ASSIGNMENT: Identify and pull out each line of the entries in which "controls" occurs.

(Saved entries)

template <bool MATERIALIZE, int WPB, bool SELF, bool PERSIST = false, bool BATCH = false>
__global__ __launch_bounds__(WAVE * WPB, WAVES_PER_EU) void k_leap_v5(const float* __restrict__ gF, const int* __restrict__ gI, const float* __restrict__ x0, int x0_batched,
                                                   const float* __restrict__ nominal, const float* __restrict__ noise, int ldn,
                                                   const float* __restrict__ sigma, const float* __restrict__ W, const float* __restrict__ lohi,
                                                   const float* __restrict__ tp, int N, int n_offset, int H, int K, float* __restrict__ costs,
                                                   float* __restrict__ knots_out, const float* __restrict__ controls, float* __restrict__ states,
                                                   float* __restrict__ sensors, int* __restrict__ stats, int dshift_, float* __restrict__ trace, float* __restrict__ ovf_all, unsigned* __restrict__ head,
                                                   long long batch_blk, long long batch_noise, long long batch_image) {
  static_assert(!BATCH || (!MATERIALIZE && !PERSIST), "batched launches are fused launches on the static grid");
  if constexpr (BATCH) {
    const long long pb = blockIdx.y;
    x0 += pb * batch_blk; nominal += pb * batch_blk; sigma += pb * batch_blk; lohi += pb * batch_blk; tp += pb * batch_blk;
    noise += pb * batch_noise; costs += pb * N; gF += pb * batch_image;
    if (trace) trace += pb * N * H * 15;
    if (NOVF > 0 && ovf_all) ovf_all += pb * N * (NOVF * POOL_F);
  }
  __shared__ RS sRS[RPW * WPB];
  __shared__ float sBody[16 * BFS];
  __shared__ float sTp[16];
  __shared__ float sGeomF[MAXG * GEOM_F];
  __shared__ int sGeomI[MAXG * GEOM_I];
  __shared__ int sLaneG[16 * MAXLG];
  __shared__ float sLane[16 * LC_N];
  __shared__ int sBP[SELF ? 2 * MAXBP : 4];
  __shared__ int sBG[SELF ? 2 * NBC : 4];
  __shared__ float sBB[SELF ? NBC * 8 : 4];
  __shared__ int sGrp[WPB];
  const int dshift = PERSIST ? 0 : dshift_;
#ifdef JH_V5_WAVESTAMP
  const unsigned long long ws_entry = wall_clock64(); unsigned long long ws_staged = ws_entry;
#endif
  const int tid = threadIdx.x, wv = tid >> 6, lane = tid & 63, r = lane >> 4;
  int l = lane & 15, c = l >> 2, s = l & 3;
  RS& S = sRS[wv * RPW + r];
  const int nmI = gI[0], nblkI = gI[1], nuI = gI[4], ngI = gI[5], nsiteI = gI[6], nsI = gI[7], oRef = gI[18];
  const int oBodyF = HEADER_F, oDofF = oBodyF + nmI * BODY_F, oActF = oDofF + gI[2] * DOF_F, oGeomF = oActF + nuI * ACT_F, oSiteF = oGeomF + ngI * GEOM_F;
  const int oGeomI = HEADER_I + nmI * BODY_I + nblkI * BLOCK_I + nuI * ACT_I, oSiteI = oGeomI + ngI * GEOM_I;
  const int oLane = gI[11], lgm = gI[12];
  const int oBP = gI[15], oBS = gI[16], nBP = gI[17], oBG = oBP + 2 * nBP;
  for (int i = tid; i < 16 * BODY_F; i += WAVE * WPB) sBody[(i / BODY_F) * BFS + i % BODY_F] = gF[oBodyF + BODY_F + i];
  for (int i = tid; i < ngI * GEOM_F; i += WAVE * WPB) sGeomF[i] = gF[oGeomF + i];
  for (int i = tid; i < ngI * GEOM_I; i += WAVE * WPB) sGeomI[i] = gI[oGeomI + i];
// ... 10 lines not shown
    lc[LC_DAMP] = df[DF_DAMP]; lc[LC_KVD] = df[DF_KV]; lc[LC_FL] = df[DF_FL]; lc[LC_FB] = df[DF_FB]; lc[LC_FD] = df[DF_FD]; lc[LC_INVW] = df[DF_INVW];
    lc[LC_LIMITED] = df[DF_LIMITED]; lc[LC_LO] = df[DF_LO]; lc[LC_HI] = df[DF_HI]; lc[LC_LK] = df[DF_LK]; lc[LC_LB] = df[DF_LB];
    for (int k = 0; k < 5; k++) lc[LC_SI + k] = df[DF_SOLIMP + k];
    lc[LC_KP] = af[AF_KP]; lc[LC_KV] = af[AF_KV]; lc[LC_CLIM] = af[AF_CLIM]; lc[LC_CLO] = af[AF_CLO]; lc[LC_CHI] = af[AF_CHI];
    lc[LC_IMCK] = l < 6 ? 1.f / (l < 3 ? gF[HF_CMASS] : gF[HF_CINERTIA + (l < 3 ? 0 : l - 3)]) : 0.f;
  }
  const float* lc = sLane + l * LC_N;
  int grp = blockIdx.x * WPB + wv;
  const int ngroups = (N + RPW - 1) / RPW;
  if constexpr (PERSIST) {
    __syncthreads();
#ifdef JH_V5_WAVESTAMP
    ws_staged = wall_clock64();
#endif
  }
  for (; !PERSIST || grp < ngroups;) {
  if constexpr (PERSIST) { if (lane == 0) sGrp[wv] = grp; }
#ifdef JH_V5_WAVESTAMP
  const unsigned long long ws_start = wall_clock64();
#endif
  const int n = (grp << (2 - dshift)) + (r >> dshift);
  const bool live = n < N && (r & ((1 << dshift) - 1)) == 0;
  const int nc = n < N ? n : N - 1;
  const float h = gF[HF_DT], impratio = gF[HF_IMPRATIO], tol = gF[HF_TOL], lstol = gF[HF_LSTOL]; const int cap = (int)gF[HF_MAXITER];
  const float grav[3] = {gF[HF_GRAV], gF[HF_GRAV + 1], gF[HF_GRAV + 2]};
  const float cmass = gF[HF_CMASS], cI[3] = {gF[HF_CINERTIA], gF[HF_CINERTIA + 1], gF[HF_CINERTIA + 2]};
  const float chs[3] = {gF[HF_CSIZE], gF[HF_CSIZE + 1], gF[HF_CSIZE + 2]}, crb = gF[HF_CRBOUND], ctran = gF[HF_CTRAN];
  const float cK = gF[HF_CK], cB = gF[HF_CB];
  float csi[5]; for (int k = 0; k < 5; k++) csi[k] = gF[HF_SOLIMP + k];
  const float mck = (l < 3 ? cmass : (l == 3 ? cI[0] : (l == 4 ? cI[1] : (l == 5 ? cI[2] : 0.f))));
  float q, qd, qc[7], vc[6];
  {
    const float* xi = x0 + ((MATERIALIZE && x0_batched) ? (size_t)nc * NX : 0);
    for (int k = 0; k < 7; k++) qc[k] = xi[k];
    for (int k = 0; k < 6; k++) vc[k] = xi[NQ + k];
    q = xi[7 + l]; qd = xi[NQ + 6 + l];
  }
  auto knot_at = [&](int k, int ll, int ncc) -> float {
    const int i = k * NU + ll;
    float v = nominal[i];
    if (n_offset + ncc != 0) v = fmaf(sigma[i], noise[(size_t)i * ldn + ncc], v);
    return jh_clampf(v, lohi[ll], lohi[NU + ll]);
  };
  if (!MATERIALIZE) {
    if (knots_out && live) for (int k = 0; k < K; k++) knots_out[(size_t)(k * NU + l) * ldn + n] = knot_at(k, l, nc);
  }
  S.ws[6 + l] = 0.f; if (l < 6) S.ws[l] = 0.f;
  if (l < 4) S.cmd[l] = l == 0 ? cmass : (l == 1 ? cI[0] : (l == 2 ? cI[1] : cI[2]));
  int n_iters = 0, n_maxed = 0, n_wave_iters = 0;
  float acc = 0.f;
#ifdef JH_V5_TICKS
  long long cyc[16] = {0, 0, 0, 0, 0, 0, 0, 0, 0, 0, 0, 0, 0, 0, 0, 0}, t0 = clock64();
#define V5_TICK(slot) { long long t__ = clock64(); cyc[slot] += t__ - t0; t0 = t__; }
#else
#define V5_TICK(slot)
#endif
#ifdef JH_V5_COUNT
  int cnt_dense = 0, cnt_it = 0, cnt_l2 = 0, cnt_bp = 0, cnt_hh = 0, cnt_cls[4] = {0, 0, 0, 0};
  enum { CB_SPH = 34, CB_SPHMAX, CB_BOXMAX, CB_L1PAIRPASS, CB_L1LISTPASS, CB_TRIPS, CB_BPAIRS, CB_T, CB_COMBOPASS, CB_CUBEBOX, CB_CUBEBOXLANES, CB_MSPH, CB_MBOX, CB_MT, CB_NOSPH, CB_ONEA, CB_ONEB,
         CB_OWNTRIPS, CB_SPHOVER, CB_FEWSPH, CB_TSAFE, CB_TDROP };
#define V5_CADD(k, v) do { if (stats) atomicAdd(stats + (k), (int)(v)); } while (0)
#define V5_CMAX(k, v) do { if (stats) atomicMax(stats + (k), (int)(v)); } while (0)
#endif
  if constexpr (PERSIST) WSYNC();
  else {
    __syncthreads();
#ifdef JH_V5_WAVESTAMP
    ws_staged = wall_clock64();
#endif
  }

  for (int hh = 0; hh < H; hh++) {
    OPAQUE(l); c = l >> 2; s = l & 3;
    const float* lc = sLane + l * LC_N;
    float u;
    if (MATERIALIZE) u = controls[((size_t)nc * H + hh) * NU + l];
    else {
      u = 0.f;
      {
        int lo_ = lane; OPAQUE(lo_);
        const int g_ = PERSIST ? sGrp[wv] : (int)(blockIdx.x * WPB + wv);
        const int n_ = (g_ << (2 - dshift)) + ((lo_ >> 4) >> dshift), nc_ = n_ < N ? n_ : N - 1;
        for (int k = 0; k < K; k++) u = fmaf(W[hh * K + k], knot_at(k, l, nc_), u);
      }
    }
    float Mrow[NLK], fs_own, a0_own;
    {
// ... 1059 lines not shown
      }
      float nn = rsqrtf(qc[3] * qc[3] + qc[4] * qc[4] + qc[5] * qc[5] + qc[6] * qc[6]);
      qc[3] *= nn; qc[4] *= nn; qc[5] *= nn; qc[6] *= nn;
    }
    V5_TICK(7)
    if (MATERIALIZE) {
      if (states && live) {
        float* o = states + ((size_t)nc * H + hh) * NX;
        o[7 + l] = q; o[NQ + 6 + l] = qd;
        if (l < 7) o[l] = qc[l];
        if (l < 6) o[NQ + l] = vc[l];
      }
    } else acc += leap_step_cost(sTp, qc);
    WSYNC();
  }
#ifdef JH_V5_COUNT
  if (stats) { if (lane == 0) { atomicAdd(stats + 24, cnt_dense); atomicAdd(stats + 25, cnt_it); atomicAdd(stats + 26, cnt_l2); atomicAdd(stats + 28, H); } if (l == 0 && live) { atomicAdd(stats + 27, cnt_bp); atomicAdd(stats + 29, cnt_hh); for (int k = 0; k < 4; k++) atomicAdd(stats + 30 + k, cnt_cls[k]); } }
#endif
#ifdef JH_V5_TICKS
  if (lane == 0 && stats) { for (int k = 0; k < 8; k++) atomicAdd((unsigned long long*)(stats + 4) + k, (unsigned long long)cyc[k]);
                            for (int k = 0; k < 16; k++) atomicAdd((unsigned long long*)(stats + 384) + k, (unsigned long long)cyc[k]); }
#endif
  if (!MATERIALIZE && live && l == 0) costs[n] = acc / (float)H;
  if (stats && live && l == 0) { if (n_maxed) atomicAdd(stats + 1, n_maxed); atomicAdd(stats + 2, n_iters); atomicAdd(stats + 3, H); }
  if (stats && lane == 0 && live) { atomicAdd(stats + 20, n_wave_iters); atomicAdd(stats + 21, H); }
#ifdef JH_V5_WAVESTAMP
  if (lane == 0 && g_wavestamp && grp < g_wavestamp_cap) {
    unsigned long long* w = g_wavestamp + (size_t)grp * 6;
    w[0] = ((unsigned long long)blockIdx.x << 32) | ((unsigned long long)wv << 8) | (__smid() & 0xff); w[1] = ws_entry; w[2] = ws_staged; w[3] = ws_start; w[4] = wall_clock64(); w[5] = 1;
  }
#endif
  if constexpr (!PERSIST) break;
  else {
    int t = 0;
    if (lane == 0) t = (int)atomicAdd(head, 1u);
    grp = (int)(gridDim.x * WPB) + __builtin_amdgcn_readfirstlane(t);
  }
  }
}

YOUR RESPONSE:
                                                   float* __restrict__ knots_out, const float* __restrict__ controls, float* __restrict__ states,
    if (MATERIALIZE) u = controls[((size_t)nc * H + hh) * NU + l];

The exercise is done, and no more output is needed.